What Is Tobacco and Why Is It Harmful?

Tobacco is a plant containing nicotine and over 7,000 chemicals when burned, including at least 70 known carcinogens. It causes cancer, heart disease, stroke, lung disease, and many other serious health conditions. Tobacco use is the leading preventable cause of death worldwide.

Tobacco products come from the leaves of the tobacco plant (Nicotiana tabacum). When tobacco is burned or processed, it releases thousands of chemicals that enter the body through the lungs or mouth. The addictive substance in tobacco is nicotine, which acts on the brain's reward system to create dependence. However, it is the other chemicals in tobacco—tar, carbon monoxide, formaldehyde, benzene, and dozens of carcinogens—that cause most tobacco-related diseases.

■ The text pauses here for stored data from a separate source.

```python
@eager_unless_compiling
@torch.no_grad()
def generate_kernel_map(
    batch_indexed_in_coords: Tensor,
    batch_indexed_out_coords: Tensor,
    in_to_out_stride_ratio: Tuple[int, ...],
    kernel_size: Tuple[int, ...],
    kernel_dilation: Optional[Tuple[int, ...]] = None,
    kernel_center_offset: Optional[Tuple[int, ...]] = None,
    method: Literal["offset", "size"] = "size",
    skip_symmetric_kernel_map: bool = False,
    need_pairs: bool = True,
    optimistic: bool = False,
    hints: Optional[BuildHints] = None,
    **kwargs,
) -> IntSearchResult:
    dev = batch_indexed_in_coords.device
    assert dev == batch_indexed_out_coords.device
    assert batch_indexed_in_coords.dtype == torch.int32 and batch_indexed_out_coords.dtype == torch.int32
    if not batch_indexed_in_coords.is_cuda:
        raise RuntimeError(
            "generate_kernel_map runs on the GPU through libwcn_hip.so; got CPU coordinates (no CPU fallback)"
        )
    if method not in ("offset", "size"):
        raise ValueError(f"Invalid method: {method}. Choose 'offset', or 'size'.")
    odd_kernel = all(int(k) % 2 == 1 for k in kernel_size)
    if skip_symmetric_kernel_map:
        assert len(batch_indexed_in_coords) == len(batch_indexed_out_coords), (
            "You can only skip symmetric kernel map if the input and output coordinates are the same.")
        assert odd_kernel, "Kernel size must be odd for symmetric skipping."
    if method == "size":
        assert kernel_center_offset is None, (
            "Custom kernel_center_offset is not supported with method='size'. Use method='offset' instead.")
    half_map = (skip_symmetric_kernel_map or method == "offset") and odd_kernel and (
        len(batch_indexed_in_coords) == len(batch_indexed_out_coords))
    if kernel_center_offset is not None:
        nd = len(kernel_size)
        dil = ntuple(kernel_dilation if kernel_dilation is not None else 1, nd)
        c_def = [(int(k) - 1) // 2 if int(k) % 2 == 1 else 0 for k in kernel_size]
        delta = [(cd - int(cu)) * int(d) for cd, cu, d in zip(c_def, kernel_center_offset, dil)]
        shift = torch.tensor([0] + delta, dtype=torch.int32, device=dev)
        full = generate_kernel_map(batch_indexed_in_coords - shift, batch_indexed_out_coords, in_to_out_stride_ratio,
                                   kernel_size, kernel_dilation, None, "size", False)
        return _first_half(full) if half_map else full
    if half_map:
        return _first_half(generate_kernel_map(batch_indexed_in_coords, batch_indexed_out_coords, in_to_out_stride_ratio,
                                               kernel_size, kernel_dilation, None, "size", False))
    same_tensor = (
        batch_indexed_in_coords.data_ptr() == batch_indexed_out_coords.data_ptr()
        and batch_indexed_in_coords.shape == batch_indexed_out_coords.shape
    )
    if batch_indexed_in_coords.shape[1] == 3:
        batch_indexed_in_coords = torch.nn.functional.pad(batch_indexed_in_coords, (0, 1), value=0)
        batch_indexed_out_coords = (
            batch_indexed_in_coords if same_tensor else torch.nn.functional.pad(batch_indexed_out_coords, (0, 1), value=0)
        )
        kernel_size = tuple(kernel_size) + (1,)
        in_to_out_stride_ratio = tuple(in_to_out_stride_ratio) + (1,)
        if kernel_dilation is not None:
            kernel_dilation = tuple(kernel_dilation) + (1,)
    assert batch_indexed_in_coords.shape[1] == 4, "expected batch-indexed 3-D coordinates [N, 4]"
    ksize = ntuple(kernel_size, 3)
    stride = ntuple(in_to_out_stride_ratio, 3)
    dilation = ntuple(kernel_dilation if kernel_dilation is not None else 1, 3)
    K = ksize[0] * ksize[1] * ksize[2]

    in_coords = batch_indexed_in_coords.contiguous()
    out_coords = in_coords if same_tensor else batch_indexed_out_coords.contiguous()
    N, M = in_coords.shape[0], out_coords.shape[0]
    L = _lib.lib()
    stream = _lib.stream_handle(dev)
    kp, mw = L.wcn_kmap_row_pitch(K), L.wcn_kmap_mask_words(K)
    nblk = L.wcn_kmap_num_blocks(M)

    unit_stride = all(s == 1 for s in stride)
    method_env = os.environ.get("WARPCONVNET_AMD_KMAP_METHOD", "auto").strip().lower()
    use_binned = (
        method_env != "hash" and same_tensor and unit_stride and N > 0
        and bool(L.wcn_kmap_binned_supported(_lib.i3(ksize), _lib.i3(dilation)))
    )
    if method_env == "binned" and not use_binned and N > 0:
        raise RuntimeError("WARPCONVNET_AMD_KMAP_METHOD=binned needs a submanifold map (same coordinate tensor, stride 1, "
                           "halo <= 8, K % 32 != 0)")
    hints = hints if hints is not None else _DEFAULT_HINTS
    table_capacity = _next_power_of_2(max(16, 2 * N))
    compact_ok = use_binned and bool(L.wcn_kmap_compact_supported(K)) and os.environ.get("WARPCONVNET_AMD_KMAP_COMPACT", "1") != "0"
    state = {"max_blocks": hints.max_blocks(N), "strict": 0, "compact": bool(compact_ok and hints.compact_rows(K))}
    odd = all(k % 2 == 1 for k in ksize)
    cells = prebuilt = None
    if not use_binned and N > 0 and M > 0 and os.environ.get("WARPCONVNET_AMD_KMAP_METHOD", "auto").strip().lower() != "hash":
        cells = cells_of(batch_indexed_in_coords)
        pm = stride_map_of(batch_indexed_out_coords, batch_indexed_in_coords, in_coords)
        if (pm is not None and pm[0] == tuple(stride) == tuple(ksize) and all(d == 1 for d in dilation)
                and pm[1].shape[0] == M):
            prebuilt = (pm[1], pm[2])

    def launch(spec_capacity: int = 0):
        max_blocks, strict, compact = state["max_blocks"], state["strict"], state["compact"]
        nbr = torch.empty((M, 16 if compact else kp), dtype=torch.int32, device=dev)
        mask = torch.empty((M, mw), dtype=torch.int32, device=dev)
        block_counts = torch.empty(L.wcn_kmap_counts_bytes(M, K) // 4, dtype=torch.int32, device=dev)
        perm = torch.empty(M, dtype=torch.int32, device=dev)
        meta = (torch.empty if use_binned else torch.zeros)(K + 2, dtype=torch.int32, device=dev)
        table, bin_ws = None, None
        stream = _lib.stream_handle(dev)
        if use_binned:
            ws_bytes = L.wcn_kmap_binned_workspace(N, max_blocks)
            bin_ws = torch.empty(ws_bytes, dtype=torch.uint8, device=dev)
            _lib.check(
                L.wcn_kmap_build_binned(_lib.ptr(in_coords), N, _lib.i3(ksize), _lib.i3(dilation), max_blocks, strict, int(compact),
                                        _lib.ptr(bin_ws), ws_bytes, _lib.ptr(nbr), _lib.ptr(mask), _lib.ptr(meta[K + 1 :]),
                                        stream),
                "wcn_kmap_build_binned",
            )
        elif prebuilt is not None:
            nbr, mask = prebuilt
        elif cells is not None:
            _lib.check(
                L.wcn_kmap_probe_cells(_lib.ptr(cells[0]), N, cells[2], _lib.ptr(out_coords), M, _lib.i3(ksize), _lib.i3(stride),
                                       _lib.i3(dilation), _lib.ptr(nbr), _lib.ptr(mask), stream),
                "wcn_kmap_probe_cells",
            )
        else:
            table = PackedHashTable(max(16, 2 * N), device=dev)
            table._launch_insert(in_coords, meta[K + 1 :])
            _lib.check(
                L.wcn_kmap_probe(_lib.ptr(table.slots_tensor), table.capacity, _lib.ptr(out_coords), M, _lib.i3(ksize),
                                 _lib.i3(stride), _lib.i3(dilation), _lib.ptr(nbr), _lib.ptr(mask), stream),
                "wcn_kmap_probe",
            )
        meta_host = torch.empty(K + 3, dtype=torch.int32, pin_memory=True)
        ready = ctypes.c_int32.from_address(meta_host.data_ptr() + 4 * (K + 2))
        ready.value = 0
        sort_bytes = L.wcn_kmap_tally_sort_workspace(M)
        sort_ws = torch.empty(sort_bytes, dtype=torch.uint8, device=dev)
        spec_capacity = max(int(spec_capacity), 0) if M > 0 else 0
        spec_in = torch.empty(spec_capacity, dtype=torch.int32, device=dev) if spec_capacity else None
        spec_out = torch.empty(spec_capacity, dtype=torch.int32, device=dev) if spec_capacity else None
        _lib.check(
            L.wcn_kmap_tally_sort(_lib.ptr(mask), _lib.ptr(nbr), M, K, _lib.ptr(block_counts), _lib.ptr(meta),
                                  _lib.ptr(meta[K + 1 :]), ctypes.c_void_p(meta_host.data_ptr()), _lib.ptr(perm),
                                  _lib.ptr(sort_ws), sort_bytes, _lib.ptr(in_coords) if use_binned else None,
                                  _lib.ptr(bin_ws), N if use_binned else 0, max_blocks if use_binned else 0, int(compact),
                                  _lib.ptr(spec_in), _lib.ptr(spec_out), spec_capacity, stream),
            "wcn_kmap_tally_sort",
        )
        event = torch.cuda.Event()
        event.record(torch.cuda.current_stream(dev))
        return dict(nbr=nbr, mask=mask, perm=perm, block_counts=block_counts, meta=meta, meta_host=meta_host, ready=ready,
                    event=event, table=table, keep=(bin_ws, sort_ws, cells), max_blocks=max_blocks, compact=compact,
                    spec_pairs=(spec_in, spec_out, spec_capacity) if spec_capacity else None)

    def scatter(b, capacity):
        capacity = max(int(capacity), 0)
        in_maps = torch.empty(capacity, dtype=torch.int32, device=dev)
        out_maps = torch.empty(capacity, dtype=torch.int32, device=dev)
        _lib.check(
            L.wcn_kmap_scatter(_lib.ptr(b["nbr"]), _lib.ptr(b["mask"]), M, K, _lib.ptr(b["block_counts"]), _lib.ptr(b["meta"]),
                               _lib.ptr(in_maps), _lib.ptr(out_maps), capacity, _lib.ptr(b["meta"][K + 1 :]), int(b["compact"]),
                               _lib.stream_handle(dev)),
            "wcn_kmap_scatter",
        )
        return in_maps, out_maps, capacity

    def settle(b):
        rebuilt = False
        while True:
            if M > 0:
                for _ in range(_SPIN_POLLS):
                    if b["ready"].value:
                        break
            if not b["ready"].value:
                b["event"].synchronize()
            flags = int(b["meta_host"][K + 1])
            if use_binned and (flags & _lib.WCN_FLAG_TABLE_FULL) and state["max_blocks"] < N:
                hints.div = 4 if hints.div > 4 else 1
                state["max_blocks"] = max(1024, N // 4) if hints.div == 4 and state["max_blocks"] < max(1024, N // 4) else N
            elif use_binned and (flags & _lib.WCN_FLAG_ROW_OVERFLOW) and state["compact"]:
                hints.observe_row_overflow(K)
                state["compact"] = False
            elif use_binned and (flags & _lib.WCN_FLAG_NEED_STRICT) and not state["strict"]:
                state["strict"] = 1
            else:
                return b, flags, rebuilt
            hints.stats["rebuilds"] += 1
            b, rebuilt = launch(), True

    def attach_tables(result, b):
        result._nbr, result._mask, result._perm = None, b["mask"], b["perm"]
        if b["compact"]:
            result._nbrc = b["nbr"]
        else:
            result._nbr = b["nbr"]
        result._offsets_dev = b["meta"][: K + 1]
        result._hashtable = b["table"]
        result._keepalive = b

    def finalize(result, b, flags):
        PackedHashTable.raise_for_flags(flags, N, table_capacity)
        offsets_host = torch.from_numpy(b["meta_host"].numpy()[: K + 1].copy())
        pair_capacity = int(offsets_host[-1])
        has_duplicates = bool(flags & _lib.WCN_FLAG_DUPLICATE_COORD)
        identity = K // 2 if (odd and unit_stride and N == M) else None
        if has_duplicates and same_tensor:
            identity = None
        hints.observe_pairs(M, pair_capacity, K)
        if use_binned and not (flags & (_lib.WCN_FLAG_TABLE_FULL | _lib.WCN_FLAG_NEED_STRICT | _lib.WCN_FLAG_ROW_OVERFLOW)):
            attach_cells(in_coords, b["keep"][0], N, b["max_blocks"])
            if batch_indexed_in_coords is not in_coords and batch_indexed_in_coords.data_ptr() == in_coords.data_ptr():
                attach_cells(batch_indexed_in_coords, b["keep"][0], N, b["max_blocks"])
        attach_tables(result, b)
        result._offsets = offsets_host
        result.identity_map_index = identity
        result._device = torch.device(dev)
        spec = b.get("spec_pairs")
        if spec is not None and spec[2] < pair_capacity:
            spec = None
            hints.stats["pair_rewrites"] += 1
        if spec is not None:
            in_full, out_full, cap = spec
            if cap > 2 * pair_capacity + 65536:
                in_full, out_full = in_full[:pair_capacity].clone(), out_full[:pair_capacity].clone()
            result._in_maps, result._out_maps = in_full[:pair_capacity], out_full[:pair_capacity]
            result._lazy_pairs = None
            b["spec_pairs"] = None
        elif need_pairs:
            result._in_maps, result._out_maps = scatter(b, pair_capacity)[:2]
            result._lazy_pairs = None
        else:
            result._in_maps = result._out_maps = None
            result._lazy_pairs = lambda: scatter(b, pair_capacity)[:2]
        result._symmetric = bool(same_tensor and odd and unit_stride and not has_duplicates)
        result._self_exact = result._symmetric
        result._has_duplicates = bool(same_tensor and has_duplicates)
        result._dup_symmetric = bool(result._has_duplicates and odd and unit_stride)

    result = IntSearchResult._blank(K, dev)
    result._num_in, result._num_out = N, M
    result._kernel_size = ksize
    result._stride_window = prebuilt is not None
    spec = 0
    if optimistic and need_pairs and M > 0:
        spec = min(N, K * M) if prebuilt is not None else hints.pair_capacity(M, K)
    hints.stats["builds"] += 1
    first = launch(spec)
    if optimistic:
        if need_pairs and first.get("spec_pairs") is None:
            first["spec_pairs"] = scatter(first, 0)
        attach_tables(result, first)

        def validate_fn(res, b=first):
            b2, flags, rebuilt = settle(b)
            finalize(res, b2, flags)
            return rebuilt

        result._validate_fn = validate_fn
        return result
    b, flags, _ = settle(first)
    finalize(result, b, flags)
    return result
```
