# tkoz0/linear-program-solver

Measured on AMD Instinct MI355X. Metric: pivots/sec + achieved HBM GB/s on dense float64 tableau, 1/2/4/8 MI355X, higher is better.
Workload: dtype f64

## Files before the change

include/lpgpu_diag.h:

```cpp
#ifndef LPGPU_DIAG_H
#define LPGPU_DIAG_H

#include "lpgpu.h"

#ifdef __cplusplus
extern "C" {
#endif

int lpdiag_geometry(lp_handle *h, long long *out );

int lpdiag_sweep_buffers(const lp_handle *h, int *nbuf);

int lpdiag_sweep_clocks(lp_handle *h, unsigned long long *out , int cap, int *n);

int lpdiag_sweep_block_clocks(lp_handle *h, unsigned long long *out , int cap, int *n);

int lpdiag_set_xcd_shards(lp_handle *h, int on);

int lpdiag_stamps(lp_handle *h, long long *out );
int lpdiag_bstamps(lp_handle *h, long long *out );

#ifdef __cplusplus
}
#endif

#endif
```

linear-program-solver_amd/csrc/engine.h:

```cpp
#pragma once

#include <hip/hip_runtime.h>
#include <stdint.h>

#include "../../include/lpgpu.h"
#include "geometry.h"

namespace lpk {

constexpr int MODE_RUN = 0;
constexpr int MODE_SOLVE = 1;

constexpr int RATIO_FULL = 0;
constexpr int RATIO_LOCAL = 1;
constexpr int RATIO_CHECK = 2;

constexpr int RSRC_RECORDS = 0;
constexpr int RSRC_GIVEN = 1;
constexpr int RSRC_SLOTS = 2;
constexpr int RSRC_BAND = 3;

constexpr int ST_STRADDLE = 3;

constexpr int PICK_RATIO = 0;
constexpr int PICK_CHECK = 1;
constexpr int PICK_EXPLICIT = 2;
// ... 85 lines not shown
    int gmaj;
    lp_tol tol;
    long long *stamps;
    unsigned long long *gran;
    unsigned spin_max;
    unsigned xwait_ms;
    int fault;
    int hier;
    int rank;
    int xtarget;
    int share;
    int fault_xcc;
    unsigned long long *xbuf;
    unsigned long long *const *peer;
    double *Tout;
    unsigned *dflips;
    unsigned flipseq;
    unsigned long long *sweep_clk;
    unsigned sweep_lseq;
};
constexpr int SWEEP_CLK_RING = 1024;
constexpr int SWEEP_BLK_MAX = 8192;

constexpr int NRANK_MAX = 64;
constexpr long long XS_SUM_PAR = (NRANK_MAX + 1) * 8;
constexpr long long XS_XREP = 2 * XS_SUM_PAR;
constexpr long long XS_PROW = 8 * XS_XREP;
constexpr long long XS_PROW_BLOCK = 2 * 4 * 64;
constexpr long long XS_PROW_RANK = 256 * XS_PROW_BLOCK;
__host__ __device__ inline long long xs_granules(int nranks)
{
    return XS_PROW + 2LL * nranks * XS_PROW_RANK + 256 * 8;
}

hipError_t launch_reset(hipStream_t s, const Args &A, int mode, int rule, int chain, long long cap,
                        long long r, long long c);
hipError_t launch_load_eager(hipStream_t s, const Args &A);
hipError_t launch_enter(hipStream_t s, const Args &A);
hipError_t launch_ratio(hipStream_t s, const Args &A, int t, int grp, int mode, int from_erec,
                        long long check_local_row);
hipError_t launch_pick(hipStream_t s, const Args &A, int t, int mode);
hipError_t launch_gather(hipStream_t s, const Args &A, int t);
hipError_t launch_prow(hipStream_t s, const Args &A, int t, int grp, int rsrc, int peek);
hipError_t launch_sweep(hipStream_t s, const Args &A, int grp, int nd_max, int cnt = -1, hipEvent_t e0 = nullptr,
                        hipEvent_t e1 = nullptr, bool *flipped = nullptr);

constexpr int GRAN_REGIONS = 4;
constexpr long long GRAN_SHARD = (long long)GRAN_REGIONS * GROUP_MAXBLOCKS * 8;
constexpr long long XS_READER_STRIDE = 1032;
constexpr long long GRAN_TOTAL = (XS_SHARDS + 2) * GRAN_SHARD;
GroupGeom group_geom(long long rc, long long ld, long long n, int bmax, int xr, int nshard, int share,
                     bool xs_ok = true);
const void *sel_kernel(int ipl, int nb, bool xr, bool xs);
int persistent_occupancy(const Variant &v);
hipError_t launch_sel(hipStream_t s, const Args &A, const GroupGeom &geo, int grp, int count, int from_erec,
                      unsigned seq, int xr, int first, int fmode, int frule, long long fcap, hipEvent_t e0,
                      hipEvent_t e1);
hipError_t launch_group(hipStream_t s, const Args &A, const GroupGeom &geo, int grp, int count,
                        int from_erec, unsigned seq, int bmax, int xr, const Args *As, int nshard,
                        int first, int fmode, int frule, long long fcap, hipEvent_t e0 = nullptr,
                        hipEvent_t e1 = nullptr);
hipError_t launch_persistent(const void *fn, dim3 grid, void **args, size_t lds, hipStream_t s, hipEvent_t e0,
                             hipEvent_t e1);
hipError_t launch_peer_ping(hipStream_t s, const Args &A, unsigned tag, unsigned flags, int *ok_dev);
hipError_t launch_group_min(hipStream_t s, double *const *ptrs, int n);

struct ColStat {
    double gmin;
// ... 24 lines not shown
```

linear-program-solver_amd/csrc/geometry.h:

```cpp
#pragma once

#include <algorithm>
#include <cstdint>
#include <functional>

#ifdef __HIP__
#define LPK_HD __host__ __device__
#else
#define LPK_HD
#endif

namespace lpk {

constexpr int BMAX = 64;

constexpr int GROUP_MAXBLOCKS = 256;
constexpr int XS_SHARDS = 8;
constexpr int GROUP_MINBLOCKS = 64;
constexpr int GROUP_THREADS = 64;
constexpr int GROUP_MAXRPL = 4;
constexpr long long GROUP_LDS_MAX = 96 * 1024;
LPK_HD inline long long group_lds(long long rc, long long ld, long long g, int count)
{
    const long long rpb = (rc + g - 1) / g, cpb = (ld + g - 1) / g;
// ... 112 lines not shown
            }
        }
        const long long tail = spread ? ((S.rows + nrun * nsg - 1) / (nrun * nsg) + 7) / 8 * 8 : 0;
        return SweepPlan{K, nsg, nrun, run, runb, na, tail, nfull * 64 * WL, ncol, nrun * nsg};
    }
    constexpr int RW = 4;
    const long long ns = (S.ld + 127) / 128;
    const long long slots = (long long)E.cus * bpc;
    const bool tailed = ns >= 2 && (E.tail_mode == 2 || (E.tail_mode == 1 && S.rows * (ns - 1) >= 2048 * slots));
    const long long nsg = tailed ? ns - 1 : ns;
    long long nrun = slots / nsg;
    if (nrun < 1) nrun = 1;
    long long run = (S.rows + nrun - 1) / nrun;
    run = (run + RW - 1) / RW * RW;
    nrun = (S.rows + run - 1) / run;
    const long long tail = tailed ? ((S.rows + nrun * nsg - 1) / (nrun * nsg) + RW - 1) / RW * RW : 0;
    return SweepPlan{K, nsg, nrun, run, run, (int)nrun, tail, 0, 0, nrun * nsg};
}

inline SweepPlan plan_sweep(const SweepShape &S, const SweepEnv &E)
{
    return plan_sweep_grid(S, choose_sweep_kernel(S), E);
}
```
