#include <fcntl.h>
#include <sys/mman.h>
#include <sys/stat.h>
#include <unistd.h>
// ... 202 lines not shown
    int n_cus = 0;
    hipStream_t own_stream = nullptr;
    hipStream_t stream = nullptr;
    unsigned long long seq_counter = 0;
    char err[512] = "";

    long long n = 0;
    int n_users = 0;
    long long cap_rows = 0;
    long long sel_cap = 0;
    int cap_users = 0;
    long long *d_start = nullptr, *d_end = nullptr;
    int *d_user = nullptr, *d_disc = nullptr;
    lkey_t* d_key = nullptr;
    PayRec* d_pay = nullptr;
    fkey_t* d_fkey = nullptr;
    long long fkey_base = 0;
    int fkey_shift = 0;
    bool fkey_poor = false;
    unsigned int* d_hist = nullptr;
    std::vector<unsigned int> key_hist;
    std::vector<unsigned long long> key_hist_above;
    long long key_hist_rows = 0;
    long long key_base = 0;
    int key_shift = 0;
    bool key_ok = false;
    bool key_dirty = false;
    bool key_poor = false;
    bool key_rebuild = false;
    bool keyed_enabled = true;
    int order_block = 512;
    bool no_ride = false;
    bool no_fused_order = false;
    int k1_keyed = 0xC85;
    long long* d_range = nullptr;
    char* h_stage = nullptr;
    char* d_stage = nullptr;
    size_t stage_bytes = 0;
    bool expired_copy_total = false;
    struct AsyncStage { char* h = nullptr; char* d = nullptr; size_t bytes = 0; hipEvent_t ev = nullptr; bool pending = false; } astage[2];
    int astage_next = 0;
    bool async_mutations = true;
    std::vector<uint8_t> set_end_keep;
    std::vector<size_t> set_end_slots;
    int* d_shard_rows = nullptr;
    int* d_shard_users = nullptr;
// ... 192 lines not shown
    bool profiling = false;
    std::vector<ScanEvents> ring;
    int ring_used = 0;
    double k1_ms_sum = 0, scan_ms_sum = 0;
    unsigned n_profiled = 0;
};

namespace {

int fail(pie_ctx* c, int code, const char* fmt, ...)
{
    va_list ap;
    va_start(ap, fmt);
    if (c) vsnprintf(c->err, sizeof c->err, fmt, ap);
    else vsnprintf(g_create_error, sizeof g_create_error, fmt, ap);
    va_end(ap);
    return code;
}

#ifdef PIE_HOST_PROF
struct HostProf {
    double acc[16] = {0};
    unsigned long long n[16] = {0};
    timespec last{};
    void start() { clock_gettime(CLOCK_MONOTONIC, &last); }
    void tick(int i)
    {
        timespec t{};
        clock_gettime(CLOCK_MONOTONIC, &t);
        acc[i] += (double)(t.tv_sec - last.tv_sec) * 1e6 + (double)(t.tv_nsec - last.tv_nsec) * 1e-3;
        n[i]++;
        last = t;
    }
    void report() const
    {
        static const char* names[16] = {"begin: checks + dense test", "begin: slot / span set-up", "begin: tables", "begin: launch", "begin: rest",
                                        "finish: k2 launch", "finish: wait", "finish: rest", "", "", "", "", "", "", "", ""};
        for (int i = 0; i < 8; ++i)
            if (n[i]) fprintf(stderr, "[pie host prof] %-28s %8.3f us x %llu\n", names[i], acc[i] / (double)n[i], n[i]);
    }
};
HostProf g_prof;
#define PIE_PROF_START() g_prof.start()
#define PIE_PROF_TICK(i) g_prof.tick(i)
#else
#define PIE_PROF_START() ((void)0)
#define PIE_PROF_TICK(i) ((void)0)
#endif

#define PIE_HIP(c, call)                                                                              \
    do {                                                                                              \
        hipError_t e_ = (call);                                                                       \
        if (e_ != hipSuccess)                                                                         \
            return fail((c), e_ == hipErrorOutOfMemory ? PIE_E_NOMEM : PIE_E_HIP, "%s: %s (%s:%d)", #call, \
                        hipGetErrorString(e_), __FILE__, __LINE__);                                   \
    } while (0)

The World Health Organization (WHO) classifies tobacco as one of the greatest public health threats the world has ever faced. According to WHO data, tobacco kills more than 8 million people each year, with over 7 million of those deaths resulting from direct tobacco use and around 1.3 million from non-smokers being exposed to secondhand smoke. These deaths are entirely preventable, making tobacco cessation one of the most important public health interventions available.

Unlike many other risk factors for disease, the relationship between tobacco use and health outcomes has been extensively studied for decades. The evidence is unequivocal: tobacco use causes cancer, cardiovascular disease, respiratory disease, and reproductive problems. There is no safe level of tobacco exposure, and the risks increase with the amount and duration of use.

Types of Tobacco Products

Tobacco is consumed in many forms, each with its own health risks. Understanding the different products helps clarify why all tobacco use is harmful, regardless of the delivery method.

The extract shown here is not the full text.